Chang Xu successfully defended her Ph.D. Thesis at CECA on June 5, 2017. Congratulations!
For more information (in Chinese), please refer to: http://ceca.pku.edu.cn/news.php?action=detail&article_id=688
Title: Automatic Analysis and Optimization for Complicated Hardware Design Flow
Abstract: According to the 2015 International Technology Roadmap for Semiconductors (ITRS), with 50 years of continuous miniaturization, the size of transistor will likely be halted in five years. What’s worse, the improvement of chip frequency (commonly driven by transistor size reduction) becomes less effective. In order to continuously improve computing capacity, people seek solutions from another dimension. Customizable domain-specific computing attracts lots of attentions, which uses heterogeneous computing resources such as Field Programmable Gate Array (FPGA) to accelerate domain-specific applications. Due to the inherent parallelism, programmability, low power and low delay, FPGA provides great performance in many areas such as data center, cloud computing and 5G network. It becomes popular even for software engineers to implement hardware designs on FPGA.
Hardware design is a complicated process that relies heavily on Electronic Design Automation (EDA) technology. EDA technology plays an important role in improving design efficiency and doability, in achieving design objectives and meeting complex design constraints and in providing a good user experience. EDA technology includes a series of complicated optimization steps such as high-level synthesis, logical synthesis and physical design. The complexity of EDA process comes not only from the fact that each step has complex optimization goals and constraints, which is usually an NP-hard problem. But also in the various steps are interactive. Sometimes people need to pre-consider the post-stage’s objectives. And the top-down or bottom-up information passing is necessary.
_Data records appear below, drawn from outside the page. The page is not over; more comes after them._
## Keep non-DMA constraint rows and ci0 register-resident across scan passes

In the one-free-variable DMA path, the constraint-matrix rows not covered by the LDS copy, plus ci0, are loaded once into registers (ci0 and xold in AGPRs). Each later scan reads them from registers instead of reloading from global memory. The selection step also picks the new column from the kept rows, which removes the per-iteration global loads for those rows. This raises register pressure (VGPR/AGPR), which may lower occupancy or cause spills. The scan is restructured into a helper that runs at the end of each loop iteration instead of at the start.

```diff
diff --git a/motion-generation-using-quadratic-programs_amd/csrc/qp_lane.hip b/motion-generation-using-quadratic-programs_amd/csrc/qp_lane.hip
--- a/motion-generation-using-quadratic-programs_amd/csrc/qp_lane.hip
+++ b/motion-generation-using-quadratic-programs_amd/csrc/qp_lane.hip
@@ -93,6 +93,91 @@
   for_seq_impl(std::make_integer_sequence<int, N>{}, f);
 }
 
+
+template <bool ON, int ROWS, int NM, int MM>
+struct LaneResident {
+  double kept[ROWS][MM];
+  AgprD ci0_ag[MM], xold_ag[NM];
+};
+template <int ROWS, int NM, int MM>
+struct LaneResident<false, ROWS, NM, MM> {
+  char kept, ci0_ag, xold_ag;
+};
+
+template <int NM, int MM, int ROWS, bool LOAD>
+__device__ __forceinline__ void lane_scan_kept(const double* sbuf, int lane, const double* CIg, const double* ci0g,
+                                               const double (&xv)[NM], double (&kept)[NM - ROWS][MM],
+                                               AgprD (&ci0_ag)[MM], double (&sv)[MM], double c1, double c2,
+                                               bool need_scan, bool& active, int& iter, uint64_t& excl, double& ss,
+                                               int& ip) {
+  const bool do_scan = active && need_scan;
+  if (!wave_any(do_scan)) return;
+  if (do_scan) {
+    iter++;
+    double c0[MM];
+    if constexpr (LOAD) {
+#pragma unroll
+      for (int r = ROWS; r <= NM; r++) {
+        const double* src = r < NM ? CIg + r * MM : ci0g;
+#pragma unroll
+        for (int i = 0; i < MM; i += 2) {
+          const double2 v = *reinterpret_cast<const double2*>(src + i);
+          (r < NM ? kept[r < NM ? r - ROWS : 0][i] : c0[i]) = v.x;
+          (r < NM ? kept[r < NM ? r - ROWS : 0][i + 1] : c0[i + 1]) = v.y;
+        }
+      }
+      __builtin_amdgcn_sched_barrier(0);
+    }
+#pragma unroll
+    for (int i = 0; i < MM; i++) sv[i] = 0.0;
+    constexpr int AHEAD = LOAD ? 0 : 1;
+    double2 row[2][MM / 2];
+    auto ldrow = [&](int j, double2(&dst)[MM / 2]) {
+#pragma unroll
+      for (int i = 0; i < MM; i += 2)
+        dst[i / 2] = *reinterpret_cast<const double2*>(sbuf + (((j * MM + i) >> 1) * kQpw + lane) * 2);
+    };
+#pragma unroll
+    for (int j = 0; j < AHEAD; j++) ldrow(j, row[j % 2]);
+#pragma unroll
+    for (int j = 0; j < NM; j++) {
+      const double xj = xv[j];
+      if (j + AHEAD < ROWS) ldrow(j + AHEAD, row[(j + AHEAD) % 2]);
+      if constexpr (!LOAD) {
+        if (j == ROWS) {
+#pragma unroll
+          for (int i = 0; i < MM; i++) c0[i] = from_agpr(ci0_ag[i]);
+        }
+      }
+      __builtin_amdgcn_sched_barrier(0);
+      if (j < ROWS) {
+#pragma unroll
+        for (int i = 0; i < MM; i += 2) {
+          sv[i] += row[j % 2][i / 2].x * xj;
+          sv[i + 1] += row[j % 2][i / 2].y * xj;
+        }
+      } else {
+#pragma unroll
+        for (int i = 0; i < MM; i++) sv[i] += kept[j >= ROWS ? j - ROWS : 0][i] * xj;
+      }
+      __builtin_amdgcn_sched_barrier(0);
+    }
+    double psi = 0.0;
+#pragma unroll
+    for (int i = 0; i < MM; i++) {
+      sv[i] += c0[i];
+      psi += (sv[i] < 0.0) ? sv[i] : 0.0;
+    }
+    if constexpr (LOAD) {
+#pragma unroll
+      for (int i = 0; i < MM; i++) ci0_ag[i] = to_agpr(c0[i]);
+    }
+    excl = 0;
+    ss = 0.0;
+    ip = 0;
+    if (fabs(psi) <= (double)MM * kEps * c1 * c2 * 100.0) active = false;
+  }
+}
 
 template <int NM, int MM, int T, bool EXACT, int PX, bool SAFE, bool DUAL = false, bool BOX = false,
           bool FULL = false>
@@ -1004,18 +1089,37 @@
     };
     uint64_t tscan = 0, tsel = 0, nloop = 0, tfirst = 0;
     [[maybe_unused]] uint64_t tdzr = 0, tstep = 0;
+    constexpr bool kResident = kOneFree && kCiDma;
+    constexpr int kKept = kResident ? NM - kCiRows : 1;
+    static_assert(!kResident || (kQpw * NM * PX + 127) / 128 * 128 + kQpw * PX <= STAGE,
+                  "the kept-row scan reads the LDS copy the DMA path fills");
+    [[maybe_unused]] LaneResident<kResident, kKept, NM, MM> res;
+    [[maybe_unused]] auto& kept = res.kept;
+    [[maybe_unused]] auto& ci0_ag = res.ci0_ag;
+    [[maybe_unused]] auto& xold_ag = res.xold_ag;
+    if constexpr (kResident) {
+      const uint64_t ts0 = (kStamps && a.stamps) ? __builtin_amdgcn_s_memtime() : 0;
+      if (kStamps && a.stamps && wave_any(active)) nloop = 1;
+      lane_scan_kept<NM, MM, kCiRows, true>(sbuf, lane, CIg, ci0g, xv, kept, ci0_ag, sv, c1, c2, need_scan, active,
+                                            iter, excl, ss, ip);
+      if (kStamps && a.stamps) tfirst = tscan = __builtin_amdgcn_s_memtime() - ts0;
+#pragma unroll
+      for (int i = 0; i < NM; i++) xold_ag[i] = to_agpr(xv[i]);
+    }
     while (wave_any(active)) {
       if constexpr (F) {
         if (wave_any(!fok)) return false;
       }
       const uint64_t tl0 = (kStamps && a.stamps) ? __builtin_amdgcn_s_memtime() : 0;
-      scan_pass();
-      const uint64_t tl1 = (kStamps && a.stamps) ? __builtin_amdgcn_s_memtime() : 0;
-      if (kStamps && a.stamps) {
-        tscan += tl1 - tl0;
-        if (nloop == 0) tfirst = tl1 - tl0;
-      }
-      nloop++;
+      if constexpr (!kResident) scan_pass();
+      const uint64_t tl1 = kResident ? tl0 : (kStamps && a.stamps) ? __builtin_amdgcn_s_memtime() : 0;
+      if constexpr (!kResident) {
+        if (kStamps && a.stamps) {
+          tscan += tl1 - tl0;
+          if (nloop == 0) tfirst = tl1 - tl0;
+        }
+        nloop++;
+      }
       if constexpr (kOneFree) {
         constexpr int S = NM - 1;
         constexpr int RSS = RI::at(S, S);
@@ -1026,15 +1130,24 @@
             const bool take = sv[i] < ss && !((blocked >> i) & 1u);
             ss = take ? sv[i] : ss;
             ip = take ? i : ip;
+            if constexpr (kResident) {
+#pragma unroll
+              for (int j = kCiRows; j < NM; j++) npv[j] = take ? kept[j - kCiRows < kKept ? j - kCiRows : 0][i] : npv[j];
+            }
           }
           if (ss >= 0.0) {
             active = false;
           } else {
 #pragma unroll
-            for (int j = 0; j < NM; j++)
+            for (int j = 0; j < (kResident ? kCiRows : NM); j++)
               npv[j] = (j < kCiRows && ci_ready) ? ci_lds_at(j * MM + ip) : ldCI(j * m + ip);
 #pragma unroll
-            for (int i = 0; i < NM; i++) xold[i] = xv[i];
+            for (int i = 0; i < NM; i++) {
+              if constexpr (kResident)
+                xold_ag[i] = to_agpr(xv[i]);
+              else
+                xold[i] = xv[i];
+            }
             if (iq == S) uv[S] = 0.0;
           }
         }
@@ -1105,7 +1218,12 @@
                 if (dd <= kEps * R_norm) {
                   excl = (uint32_t)excl | (1u << ip);
 #pragma unroll
-                  for (int i = 0; i < NM; i++) xv[i] = xold[i];
+                  for (int i = 0; i < NM; i++) {
+                    if constexpr (kResident)
+                      xv[i] = from_agpr(xold_ag[i]);
+                    else
+                      xv[i] = xold[i];
+                  }
                   need_scan = false;
                   need_select = true;
                 } else {
@@ -1118,6 +1236,13 @@
               }
             }
           }
+        }
+        if constexpr (kResident) {
+          const uint64_t ts0 = (kStamps && a.stamps) ? __builtin_amdgcn_s_memtime() : 0;
+          if (kStamps && a.stamps && wave_any(active)) nloop++;
+          lane_scan_kept<NM, MM, kCiRows, false>(sbuf, lane, CIg, ci0g, xv, kept, ci0_ag, sv, c1, c2, need_scan,
+                                                 active, iter, excl, ss, ip);
+          if (kStamps && a.stamps) tscan += __builtin_amdgcn_s_memtime() - ts0;
         }
         continue;
       }
```

After: 2.509 billion QP solves/s, median of 6. 1.06x the previous value.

The complexity of EDA problem poses a lot of difficulty for EDA experts, and sometimes they have to rely on experience or heuristic information to make decisions. But the complex design process also brings an enormous optimization space. Previous researches lack quantitative analysis and optimization. While we believe that the analysis and optimization of the design flow can bring a huge performance benefit. On one hand, quantitative analysis and optimization can help EDA specialists make decisions. On the other hand, automatic tools help users who do not have much experience of hardware design achieve better performance.
Specifically, contributions and innovations of this thesis are summarized as follows:
• Quantitative Analysis of the Impacts of FPGA Heterogeneity on Placement Algorithms. Modern FPGAs are heterogeneous containing more than one type of resources. The effects of FPGA heterogeneity on placement algorithms are unknown. Since the placement problem is an NP-hard problem, we do not know the optimal wirelength. In this paper, we present a method to construct synthetic benchmarks with known optimal wirelength. This paper quantifies the effect of architecture heterogeneity and the netlist heterogeneity on placement algorithm. And we evaluate the existing placement tools to demonstrate the existence of room to improve. Our synthetic benchmarks are open source to release for placement algorithm researchers to evaluate the quality of their placement algorithms.
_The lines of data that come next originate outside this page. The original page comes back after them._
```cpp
class MfSolver {
   public:
    MfPlan plan;
    void analyze(int64_t n, const int32_t* rowptr, const int32_t* colidx, hipStream_t st,
                 const double* coords = nullptr, int dim = 0, bool protect_peeled = false,
                 const int32_t* top = nullptr, int64_t ntop = 0);
    std::function<void(double*, int64_t)> iface_reduce;
    void factor(const double* d_values, hipStream_t st, StageTimers* timers, bool direct = false, bool condensed = false);
    bool enable_condensed(int64_t N, int P, const int32_t* ucol, int64_t slack0, int64_t nnz, int64_t tail_base, hipStream_t st);
    bool condensed_ready() const { return condensed_ok; }
    bool leaves_packed() const { return leaf_packed; }
    const LeafDesc* leaf_desc() const { return d_leaf_desc.p; }
    double* arena() { return d_arena.p; }
    int32_t* leaf_status() { return d_status.p + 1; }
    const int32_t* status_flags() const { return d_status.p; }
    int32_t* status_flags_rw() { return d_status.p; }
    void flags_cleared() { status_zero = true; leaf_zero = true; }
    bool leaf_flag_zero() const { return leaf_zero; }
    void leaf_flag_used() { leaf_zero = false; }
    void set_direct_map(const int32_t* value_map, int64_t nnz, int64_t tail_base, hipStream_t st);
    bool has_direct_map() const { return d_a_src_direct.n > 0; }
    void solve(const double* d_b, double* d_x, hipStream_t st, StageTimers* timers);
    void solve_border(double* d_x_np1, hipStream_t st, StageTimers* timers);
    void chain_stats(double* out8) const;
    int status(hipStream_t st);
    void status_async(int32_t* h_dst, hipStream_t st) const;
    static int status_from(const int32_t* flags2, bool with_leaves) {
        return (flags2[0] || (with_leaves && flags2[1])) ? MGBHIP_ERR_NOT_SPD : MGBHIP_OK;
    }
    bool factored_condensed = false;
    bool analyzed = false;
    bool robust = false;
    bool has_inverse_path() const { return uses_inv; }
    bool factored_inv = false;

   private:
    bool launch_big_assemble(const MfLaunch& L, dim3 grid, const double* d_values, const int32_t* a_src_p, hipStream_t st,
                             bool with_diag);
    void forward_pass(const double* d_b_np1, hipStream_t st, StageTimers* timers);
    void backward_pass(double* d_x_np1, hipStream_t st, StageTimers* timers);
    DevBuf<double> d_bx, d_xx, d_one;
    DevBuf<FrontDev> d_fronts;
    DevBuf<int32_t> d_front_idx, d_children, d_rel, d_a_src, d_a_src_direct, d_a_dst, d_a_colptr;
    DevBuf<int64_t> d_ug_ptr, d_ug_src;
    DevBuf<double> d_arena, d_uvec, d_y, d_tbig, d_tsol, d_dscr, d_dvec;
    DevBuf<double> d_ifpack;
    DevBuf<int32_t> d_status;
    bool condensed_ok = false;
    bool leaf_packed = false;
    std::vector<FrontDev> h_fronts;
    std::vector<int32_t> h_a_dst;
    DevBuf<FrontDev> d_fronts_c;
    DevBuf<int32_t> d_a_src_c, d_a_dst_c, d_a_colptr_c;
    DevBuf<LeafDesc> d_leaf_desc;
    const FrontDev* cur_fr = nullptr;
    const int32_t* cur_adst = nullptr;
    const int32_t* cur_acol = nullptr;
    std::vector<std::vector<MfLaunch>> level_launches;
    std::vector<std::vector<MfLaunch>> level_solves;
    int32_t lds_cap = 88;
    bool uses_inv = false;
    bool y_border_one = false;
    bool y_zero = false;
    bool status_zero = false, leaf_zero = false;
};

}
```

Baseline: 675.8.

• Post-placement Multi-bit Flip-flop Clustering. Power consumption is a critical design metric in hardware design, especially for mobile platform. Multi-bit Flip-flop (MBFF) is an emerging technology, which is proven to be quite promising for power reduction. In this paper, we propose an analytical method for MBFF clustering, which can be integrated in the post-placement step. With this method we can achieve significant reduction of power consumption and wirelength without affecting the timing performance.
• A Parallel Autotuner for EDA Flow. The EDA flow contains a series of complex steps that expose a huge parameter space for users to tune. These parameters have a significant impact on the timing performance, resource utilization, power consumption, and routability. The search space is enormous, making the manual exploration unrealistic. In this work, we propose an automatic adjustment method to assist users in setting parameters. Since the EDA process is time-consuming, we then propose a parallel search technology by doing the search space partitioning and the intelligent computing resource allocation. The experimental results show that the parameters autotuning can also bring a significant improvement in performance without spending much effort on code optimization.
In this thesis, we present several automatic analysis and optimization tools that can not only help EDA experts make decisions but help users improve design qualities. Research outputs of this thesis have been published in several well-known international conferences in EDA field. Besides, several research outputs are open sourced to release. It is expected to promote the development of current hardware design process.